• _Activity_
The word "rowsum" occurs in some of the lines below; copy each of those lines.

• _Information supplied_
__global__ __launch_bounds__(256) void maxima_kernel(const float *__restrict__ A, const float *__restrict__ Y, float *__restrict__ out,
                                                     long long M, int R, unsigned *__restrict__ row_max, unsigned *__restrict__ col_max) {
    extern __shared__ unsigned mx_smem[];
    const int lane = threadIdx.x & 63, wave = threadIdx.x >> 6;
    if (col_max) {
        for (int c = threadIdx.x; c < R; c += 256) mx_smem[c] = 0u;
        __syncthreads();
    }
    constexpr int kQ = 4;
    for (int c0 = 0; c0 < R; c0 += 256 * kQ) {
    const int R4 = (R - c0 < 256 * kQ ? R - c0 : 256 * kQ) / 4;
    unsigned cm[kQ][4];
#pragma unroll
    for (int q = 0; q < kQ; ++q)
#pragma unroll
        for (int j = 0; j < 4; ++j) cm[q][j] = 0u;
    for (long long row = (long long)blockIdx.x * 4 + wave; row < M; row += (long long)gridDim.x * 4) {
        const gs_f32x4 *src = reinterpret_cast<const gs_f32x4 *>(A + (size_t)row * R + c0);
        const gs_f32x4 *ys = Y ? reinterpret_cast<const gs_f32x4 *>(Y + (size_t)row * R + c0) : nullptr;
        gs_f32x4 *dst = out ? reinterpret_cast<gs_f32x4 *>(out + (size_t)row * R + c0) : nullptr;
        unsigned rm = 0u;
#pragma unroll
        for (int q = 0; q < kQ; ++q) {
            const int i = lane + 64 * q;
            if (i >= R4) break;
            gs_f32x4 v = src[i];
            if (ys) {
                const gs_f32x4 y4 = ys[i];
                v.x = y4.x <= 0.0f ? 0.0f : v.x; v.y = y4.y <= 0.0f ? 0.0f : v.y;
                v.z = y4.z <= 0.0f ? 0.0f : v.z; v.w = y4.w <= 0.0f ? 0.0f : v.w;
                if (dst) dst[i] = v;
            }
#pragma unroll
            for (int j = 0; j < 4; ++j) {
                const unsigned b = gs_abs_bits(v[j]);
                rm = gs_umax(rm, b);
                cm[q][j] = gs_umax(cm[q][j], b);
            }
        }
        if (row_max) {
#pragma unroll
            for (int o = 32; o > 0; o >>= 1) rm = gs_umax(rm, (unsigned)__shfl_xor((int)rm, o, 64));
            if (lane == 0) row_max[row] = c0 == 0 ? rm : gs_umax(rm, row_max[row]);
        }
    }
    if (col_max) {
#pragma unroll
        for (int q = 0; q < kQ; ++q) {
            const int i = lane + 64 * q;
            if (i >= R4) break;
#pragma unroll
            for (int j = 0; j < 4; ++j) atomicMax(&mx_smem[c0 + 4 * i + j], cm[q][j]);
        }
    }
    }
    if (col_max) {
        __syncthreads();
        for (int c = threadIdx.x; c < R; c += 256)
            if (mx_smem[c]) atomicMax(col_max + c, mx_smem[c]);
    }
}

struct GemmSplitParams {
    const float *A;
    const unsigned *planes;
    float *C;
    long long M;
    int R, Nc;
    int n_col_tiles;
    unsigned n_big, n_tiles;
    int rt_big;
    unsigned *counter;
    int n_queues;
    int rt_fastest;
    int static_tiles;
    const float *X;
    float *rowsum;
    float row_scale;
    const unsigned *a_max;
    int a_parts;
    const int *b_exp;
    unsigned *c_rowmax, *c_colmax;
};

#ifndef GS_PROBE
#define GS_PROBE 0
#endif
#ifndef GS_PROLOGUE_ORDER
#define GS_PROLOGUE_ORDER 1
#endif
#ifndef GS_FAST_EPILOGUE
#define GS_FAST_EPILOGUE 1
#endif
#ifndef GS_REGION_PAD
#define GS_REGION_PAD 32
#endif

__device__ __forceinline__ unsigned gs_row16_umax(unsigned v) {
    v = gs_umax(v, (unsigned)__builtin_amdgcn_update_dpp(0, (int)v, 0x111, 0xf, 0xf, true));
    v = gs_umax(v, (unsigned)__builtin_amdgcn_update_dpp(0, (int)v, 0x112, 0xf, 0xf, true));
    v = gs_umax(v, (unsigned)__builtin_amdgcn_update_dpp(0, (int)v, 0x114, 0xf, 0xf, true));
    v = gs_umax(v, (unsigned)__builtin_amdgcn_update_dpp(0, (int)v, 0x118, 0xf, 0xf, true));
    return v;
}
__device__ __forceinline__ float gs_row16_sum(float v) {
    v = v + __builtin_bit_cast(float, __builtin_amdgcn_update_dpp(0, __builtin_bit_cast(int, v), 0x111, 0xf, 0xf, true));
    v = v + __builtin_bit_cast(float, __builtin_amdgcn_update_dpp(0, __builtin_bit_cast(int, v), 0x112, 0xf, 0xf, true));
    v = v + __builtin_bit_cast(float, __builtin_amdgcn_update_dpp(0, __builtin_bit_cast(int, v), 0x114, 0xf, 0xf, true));
    v = v + __builtin_bit_cast(float, __builtin_amdgcn_update_dpp(0, __builtin_bit_cast(int, v), 0x118, 0xf, 0xf, true));
    return v;
}

constexpr int kGsTS = 68;
__host__ __device__ constexpr size_t gs_epilogue_lds(int waves, int rows, int wn) { return (size_t)waves * 32 * kGsTS * 4 + (size_t)2 * wn * rows * 4; }

template <int EPI, int TA, int COLS, int NP, int WAVES>
__device__ __forceinline__ void gs_epilogue(const GemmSplitParams &p, gs_f32x16 (&acc)[TA][kGsUB], unsigned *sbuf, const int *s_aexp,
                                            unsigned *s_colmax, long long m0, int n0) {
    constexpr int kGsThreads = 64 * WAVES;
    constexpr int UB = kGsUB, WN = COLS / (32 * UB), WM = WAVES / WN, ROWS = WM * 32 * TA;
    static_assert(UB == 2, "a wave's tile is 64 columns wide");
    int tid = threadIdx.x;
    asm volatile("" : "+v"(tid));
    const int lane = tid & 63, wave = tid >> 6;
    const int il = lane & 31, h = lane >> 5;
    const int wm = wave / WN, wn = wave % WN;
    const int cl = lane & 15, rl = lane >> 4;
    float *tb = reinterpret_cast<float *>(sbuf) + (size_t)wave * 32 * kGsTS;
    float *red = reinterpret_cast<float *>(sbuf) + (size_t)WAVES * 32 * kGsTS;
    unsigned *mred = reinterpret_cast<unsigned *>(red) + WN * ROWS;
    const bool want_rowmax = p.c_rowmax != nullptr, want_colmax = p.c_colmax != nullptr;
    const int colw = n0 + 64 * wn + 4 * cl;
    gs_i32x4 ec = {0, 0, 0, 0};
    if (NP == 2) ec = *reinterpret_cast<const gs_i32x4 *>(p.b_exp + colw);
    unsigned cmx[4] = {0u, 0u, 0u, 0u};
#if GS_FAST_EPILOGUE
    if (NP == 2 && want_rowmax && want_colmax && m0 + ROWS <= p.M) {
        const size_t row0 = (size_t)(m0 + 32 * TA * wm + rl);
        float *cbase = p.C + row0 * p.Nc + colw;
        const float *xbase = EPI >= 2 ? p.X + row0 * p.Nc + colw : nullptr;
        unsigned *pad = reinterpret_cast<unsigned *>(tb) + il * kGsTS + 64 + h;
        gs_f32x4 xn[8];
        if (EPI >= 2) {
#pragma unroll
            for (int k = 0; k < 8; ++k) xn[k] = *reinterpret_cast<const gs_f32x4 *>(xbase + (size_t)(4 * k) * p.Nc);
        }
#pragma unroll
        for (int t = 0; t < TA; ++t) {
#pragma unroll
            for (int u = 0; u < UB; ++u)
#pragma unroll
                for (int g = 0; g < 4; ++g)
                    *reinterpret_cast<gs_f32x4 *>(tb + il * kGsTS + 32 * u + 8 * g + 4 * h) =
                        gs_f32x4{acc[t][u][4 * g], acc[t][u][4 * g + 1], acc[t][u][4 * g + 2], acc[t][u][4 * g + 3]};
            __builtin_amdgcn_fence(__ATOMIC_RELEASE, "wavefront");
            __builtin_amdgcn_wave_barrier();
            gs_f32x4 v8[8], x8[8];
            int er8[8];
#pragma unroll
            for (int k = 0; k < 8; ++k) {
                v8[k] = *reinterpret_cast<const gs_f32x4 *>(tb + (4 * k + rl) * kGsTS + 4 * cl);
                er8[k] = s_aexp[32 * TA * wm + 32 * t + 4 * k + rl];
            }
            if (EPI >= 2) {
#pragma unroll
                for (int k = 0; k < 8; ++k) x8[k] = xn[k];
                if (t + 1 < TA) {
#pragma unroll
                    for (int k = 0; k < 8; ++k) xn[k] = *reinterpret_cast<const gs_f32x4 *>(xbase + (size_t)(32 * (t + 1) + 4 * k) * p.Nc);
                }
            }
#pragma unroll
            for (int k = 0; k < 8; ++k) {
                const int rloc = 32 * TA * wm + 32 * t + 4 * k + rl;
                gs_f32x4 v = v8[k];
#pragma unroll
                for (int j = 0; j < 4; ++j) v[j] = ldexpf(v[j], er8[k] + ec[j]);
                const gs_f32x4 x4 = EPI >= 2 ? x8[k] : gs_f32x4{0.f, 0.f, 0.f, 0.f};
                if (EPI == 1) {
                    v.x = v.x < 0.0f ? 0.0f : v.x; v.y = v.y < 0.0f ? 0.0f : v.y;
                    v.z = v.z < 0.0f ? 0.0f : v.z; v.w = v.w < 0.0f ? 0.0f : v.w;
                }
                float sq = 0.0f;
                if (EPI == 2) {
#pragma unroll
                    for (int j = 0; j < 4; ++j) {
                        const float d = v[j] - x4[j];
                        sq = sq + d * d;
                        v[j] = (2.0f * d) * p.row_scale;
                    }
                }
                if (EPI == 3) {
                    v.x = x4.x <= 0.0f ? 0.0f : v.x; v.y = x4.y <= 0.0f ? 0.0f : v.y;
                    v.z = x4.z <= 0.0f ? 0.0f : v.z; v.w = x4.w <= 0.0f ? 0.0f : v.w;
                }
                unsigned rmx = 0u;
#pragma unroll
                for (int j = 0; j < 4; ++j) {
                    const unsigned bb = gs_abs_bits(v[j]);
                    rmx = gs_umax(rmx, bb);
                    cmx[j] = gs_umax(cmx[j], bb);
                }
                *reinterpret_cast<gs_f32x4 *>(cbase + (size_t)(32 * t + 4 * k) * p.Nc) = v;
                if (EPI == 2) {
                    const float s16 = gs_row16_sum(sq);
                    float *dst = cl == 15 ? red + wn * ROWS + rloc : reinterpret_cast<float *>(pad);
                    *dst = s16;
                }
                const unsigned m16 = gs_row16_umax(rmx);
                unsigned *dstm = cl == 15 ? mred + wn * ROWS + rloc : pad;
                *dstm = m16;
            }
            __builtin_amdgcn_fence(__ATOMIC_RELEASE, "wavefront");
            __builtin_amdgcn_wave_barrier();
        }
    } else
#endif
    {
    constexpr int kAux = 4, NQ = 8 * TA;
    gs_f32x4 xa[kAux];
    auto aux_of = [&](int q) {
        long long r = m0 + 32 * TA * wm + 4 * q + rl;
        r = r < p.M ? r : p.M - 1;
        return *reinterpret_cast<const gs_f32x4 *>(p.X + (size_t)r * p.Nc + colw);
    };
    if (EPI >= 2) {
#pragma unroll
        for (int q = 0; q < kAux; ++q) xa[q] = aux_of(q);
    }
#pragma unroll
    for (int t = 0; t < TA; ++t) {
#pragma unroll
        for (int u = 0; u < UB; ++u)
#pragma unroll
            for (int g = 0; g < 4; ++g)
                *reinterpret_cast<gs_f32x4 *>(tb + il * kGsTS + 32 * u + 8 * g + 4 * h) =
                    gs_f32x4{acc[t][u][4 * g], acc[t][u][4 * g + 1], acc[t][u][4 * g + 2], acc[t][u][4 * g + 3]};
        __builtin_amdgcn_fence(__ATOMIC_RELEASE, "wavefront");
        __builtin_amdgcn_wave_barrier();
#pragma unroll
        for (int k = 0; k < 8; ++k) {
            const int q = 8 * t + k;
            const int rloc = 32 * TA * wm + 32 * t + 4 * k + rl;
            const long long grow = m0 + rloc;
            gs_f32x4 v = *reinterpret_cast<const gs_f32x4 *>(tb + (4 * k + rl) * kGsTS + 4 * cl);
            if (NP == 2) {
                const int er = s_aexp[rloc];
#pragma unroll
                for (int j = 0; j < 4; ++j) v[j] = ldexpf(v[j], er + ec[j]);
            }
            gs_f32x4 x4 = {0.f, 0.f, 0.f, 0.f};
            if (EPI >= 2) {
                x4 = xa[q % kAux];
                if (q + kAux < NQ) xa[q % kAux] = aux_of(q + kAux);
            }
            if (EPI == 1) {
                v.x = v.x < 0.0f ? 0.0f : v.x; v.y = v.y < 0.0f ? 0.0f : v.y;
                v.z = v.z < 0.0f ? 0.0f : v.z; v.w = v.w < 0.0f ? 0.0f : v.w;
            }
            float sq = 0.0f;
            if (EPI == 2) {
#pragma unroll
                for (int j = 0; j < 4; ++j) {
                    const float d = v[j] - x4[j];
                    sq = sq + d * d;
                    v[j] = (2.0f * d) * p.row_scale;
                }
            }
            if (EPI == 3) {
                v.x = x4.x <= 0.0f ? 0.0f : v.x; v.y = x4.y <= 0.0f ? 0.0f : v.y;
                v.z = x4.z <= 0.0f ? 0.0f : v.z; v.w = x4.w <= 0.0f ? 0.0f : v.w;
            }
            unsigned rmx = 0u;
            if (grow < p.M) {
                if (want_rowmax | want_colmax) {
#pragma unroll
                    for (int j = 0; j < 4; ++j) {
                        const unsigned bb = gs_abs_bits(v[j]);
                        rmx = gs_umax(rmx, bb);
                        cmx[j] = gs_umax(cmx[j], bb);
                    }
                }
                *reinterpret_cast<gs_f32x4 *>(p.C + (size_t)grow * p.Nc + colw) = v;
            }
            if (EPI == 2) {
                const float s16 = gs_row16_sum(sq);
                if (cl == 15) red[wn * ROWS + rloc] = s16;
            }
            if (want_rowmax) {
                const unsigned m16 = gs_row16_umax(rmx);
                if (cl == 15) mred[wn * ROWS + rloc] = m16;
            }
        }
        __builtin_amdgcn_fence(__ATOMIC_RELEASE, "wavefront");
        __builtin_amdgcn_wave_barrier();
    }
    }
    if (want_colmax) {
#pragma unroll
        for (int j = 0; j < 4; ++j) {
            unsigned m = gs_umax(cmx[j], (unsigned)__shfl_xor((int)cmx[j], 16, 64));
            m = gs_umax(m, (unsigned)__shfl_xor((int)m, 32, 64));
            if (rl == 0 && m != 0u) {
                if (p.Nc <= kGsColmaxLds) atomicMax(&s_colmax[colw + j], m);
                else atomicMax(p.c_colmax + colw + j, m);
            }
        }
    }
    if (want_rowmax || EPI == 2) {
        __syncthreads();
        if (want_rowmax) {
            unsigned *dst = p.c_rowmax + (size_t)(n0 / (COLS > 256 ? 256 : COLS)) * p.M;
            for (int r = tid; r < ROWS; r += kGsThreads) {
                if (m0 + r >= p.M) continue;
                unsigned mx = mred[r];
#pragma unroll
                for (int w = 1; w < WN; ++w) mx = gs_umax(mx, mred[w * ROWS + r]);
                dst[m0 + r] = mx;
                if (COLS > 256) dst[p.M + m0 + r] = mx;
            }
        }
        if (EPI == 2) {
            for (int r = tid; r < ROWS; r += kGsThreads) {
                if (m0 + r >= p.M) continue;
                float sum = red[r];
#pragma unroll
                for (int w = 1; w < WN; ++w) sum = sum + red[w * ROWS + r];
                p.rowsum[(size_t)(n0 / COLS) * p.M + m0 + r] = sum;
            }
        }
    }
}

• _Task response_
    float *rowsum;
                p.rowsum[(size_t)(n0 / COLS) * p.M + m0 + r] = sum;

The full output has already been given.